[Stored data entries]
====================
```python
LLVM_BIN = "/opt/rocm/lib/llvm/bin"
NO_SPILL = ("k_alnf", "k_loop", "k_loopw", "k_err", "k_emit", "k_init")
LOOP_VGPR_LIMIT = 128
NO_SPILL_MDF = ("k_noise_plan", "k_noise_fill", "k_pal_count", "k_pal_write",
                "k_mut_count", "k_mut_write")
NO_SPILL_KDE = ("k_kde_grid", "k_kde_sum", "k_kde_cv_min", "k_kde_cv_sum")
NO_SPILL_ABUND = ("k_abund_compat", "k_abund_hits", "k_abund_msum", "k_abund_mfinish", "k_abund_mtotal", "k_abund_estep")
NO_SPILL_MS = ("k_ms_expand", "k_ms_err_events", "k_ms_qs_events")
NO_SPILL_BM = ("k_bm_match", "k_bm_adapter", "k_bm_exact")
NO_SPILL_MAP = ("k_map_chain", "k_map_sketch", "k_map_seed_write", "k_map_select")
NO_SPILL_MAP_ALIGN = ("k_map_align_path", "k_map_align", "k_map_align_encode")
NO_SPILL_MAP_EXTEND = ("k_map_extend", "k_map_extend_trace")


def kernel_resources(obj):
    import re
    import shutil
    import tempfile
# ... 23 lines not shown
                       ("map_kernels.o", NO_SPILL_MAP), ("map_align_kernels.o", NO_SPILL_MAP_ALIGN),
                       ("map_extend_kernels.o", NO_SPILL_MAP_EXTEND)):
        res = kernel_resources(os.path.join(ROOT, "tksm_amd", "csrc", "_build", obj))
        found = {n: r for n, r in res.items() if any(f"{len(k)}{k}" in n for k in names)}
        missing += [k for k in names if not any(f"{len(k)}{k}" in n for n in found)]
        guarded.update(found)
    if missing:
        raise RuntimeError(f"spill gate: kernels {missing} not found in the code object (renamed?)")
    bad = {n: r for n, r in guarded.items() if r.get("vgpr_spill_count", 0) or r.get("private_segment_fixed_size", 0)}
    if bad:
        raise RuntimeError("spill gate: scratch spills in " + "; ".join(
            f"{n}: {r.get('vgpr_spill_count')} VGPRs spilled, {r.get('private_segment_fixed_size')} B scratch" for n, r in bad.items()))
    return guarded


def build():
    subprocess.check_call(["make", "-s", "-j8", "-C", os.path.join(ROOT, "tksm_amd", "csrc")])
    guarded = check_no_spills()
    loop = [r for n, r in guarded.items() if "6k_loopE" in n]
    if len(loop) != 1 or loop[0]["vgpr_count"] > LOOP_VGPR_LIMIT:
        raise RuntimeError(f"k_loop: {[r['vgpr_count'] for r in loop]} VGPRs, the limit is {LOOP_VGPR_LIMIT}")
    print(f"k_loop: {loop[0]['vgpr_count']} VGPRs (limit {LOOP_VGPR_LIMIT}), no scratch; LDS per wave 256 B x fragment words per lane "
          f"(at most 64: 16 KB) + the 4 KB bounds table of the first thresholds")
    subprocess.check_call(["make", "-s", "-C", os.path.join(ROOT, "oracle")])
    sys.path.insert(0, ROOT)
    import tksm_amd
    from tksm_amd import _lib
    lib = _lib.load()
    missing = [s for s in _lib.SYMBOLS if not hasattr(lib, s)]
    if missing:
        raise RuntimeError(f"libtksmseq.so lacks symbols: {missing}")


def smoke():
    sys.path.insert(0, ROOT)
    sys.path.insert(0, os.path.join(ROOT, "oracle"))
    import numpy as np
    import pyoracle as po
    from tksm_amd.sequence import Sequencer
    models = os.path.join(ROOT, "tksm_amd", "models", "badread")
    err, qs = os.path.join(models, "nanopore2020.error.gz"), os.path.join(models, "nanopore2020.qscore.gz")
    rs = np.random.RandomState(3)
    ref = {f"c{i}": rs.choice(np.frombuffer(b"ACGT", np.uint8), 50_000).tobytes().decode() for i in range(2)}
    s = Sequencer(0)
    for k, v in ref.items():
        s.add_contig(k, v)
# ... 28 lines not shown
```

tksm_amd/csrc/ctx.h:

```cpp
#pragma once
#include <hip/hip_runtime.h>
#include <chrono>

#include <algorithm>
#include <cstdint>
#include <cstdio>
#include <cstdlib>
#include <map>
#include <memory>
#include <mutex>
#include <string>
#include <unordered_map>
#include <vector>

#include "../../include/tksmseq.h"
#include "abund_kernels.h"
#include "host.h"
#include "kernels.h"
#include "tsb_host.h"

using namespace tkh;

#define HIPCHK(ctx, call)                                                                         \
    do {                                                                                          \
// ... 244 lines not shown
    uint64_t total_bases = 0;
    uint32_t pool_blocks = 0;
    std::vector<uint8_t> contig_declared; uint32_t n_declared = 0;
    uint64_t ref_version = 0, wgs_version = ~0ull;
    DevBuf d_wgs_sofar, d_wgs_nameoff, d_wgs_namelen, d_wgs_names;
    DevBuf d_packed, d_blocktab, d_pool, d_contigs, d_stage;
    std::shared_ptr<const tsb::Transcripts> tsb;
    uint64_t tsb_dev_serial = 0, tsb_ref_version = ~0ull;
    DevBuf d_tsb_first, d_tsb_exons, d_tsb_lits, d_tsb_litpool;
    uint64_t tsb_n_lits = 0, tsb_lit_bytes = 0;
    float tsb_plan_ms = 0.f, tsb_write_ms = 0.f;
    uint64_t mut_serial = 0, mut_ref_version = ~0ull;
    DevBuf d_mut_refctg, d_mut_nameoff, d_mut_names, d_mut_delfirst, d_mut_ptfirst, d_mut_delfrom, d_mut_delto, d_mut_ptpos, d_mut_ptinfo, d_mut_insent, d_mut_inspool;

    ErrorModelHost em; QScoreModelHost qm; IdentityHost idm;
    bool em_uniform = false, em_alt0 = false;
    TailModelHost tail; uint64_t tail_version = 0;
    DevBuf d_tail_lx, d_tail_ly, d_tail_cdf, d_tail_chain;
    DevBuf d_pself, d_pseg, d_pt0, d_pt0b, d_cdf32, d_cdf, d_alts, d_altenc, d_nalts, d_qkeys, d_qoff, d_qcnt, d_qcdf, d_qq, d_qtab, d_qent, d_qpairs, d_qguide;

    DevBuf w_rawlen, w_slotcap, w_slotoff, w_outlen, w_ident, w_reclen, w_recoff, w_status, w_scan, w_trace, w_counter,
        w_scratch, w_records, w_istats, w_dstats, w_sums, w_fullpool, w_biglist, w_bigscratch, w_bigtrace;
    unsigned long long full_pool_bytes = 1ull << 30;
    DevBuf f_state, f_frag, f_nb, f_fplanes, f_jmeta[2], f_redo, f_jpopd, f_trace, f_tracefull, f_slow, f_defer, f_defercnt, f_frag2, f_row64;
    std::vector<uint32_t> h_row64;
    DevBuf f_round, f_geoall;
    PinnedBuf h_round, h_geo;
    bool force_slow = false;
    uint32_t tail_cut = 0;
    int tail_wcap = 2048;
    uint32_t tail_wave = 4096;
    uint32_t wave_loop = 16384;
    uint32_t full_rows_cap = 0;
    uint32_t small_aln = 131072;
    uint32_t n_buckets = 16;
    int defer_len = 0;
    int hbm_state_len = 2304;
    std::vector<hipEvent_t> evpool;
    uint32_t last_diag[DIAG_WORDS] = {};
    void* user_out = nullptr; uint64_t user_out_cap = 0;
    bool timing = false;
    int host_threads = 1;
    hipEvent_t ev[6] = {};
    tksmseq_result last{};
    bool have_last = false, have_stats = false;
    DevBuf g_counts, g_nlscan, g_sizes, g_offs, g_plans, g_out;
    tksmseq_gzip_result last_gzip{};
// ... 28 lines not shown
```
====================
- _Work to complete_: What are the lines above that hold the string "make"? Copy them.

- _Exercise solution_:
    subprocess.check_call(["make", "-s", "-j8", "-C", os.path.join(ROOT, "tksm_amd", "csrc")])
    subprocess.check_call(["make", "-s", "-C", os.path.join(ROOT, "oracle")])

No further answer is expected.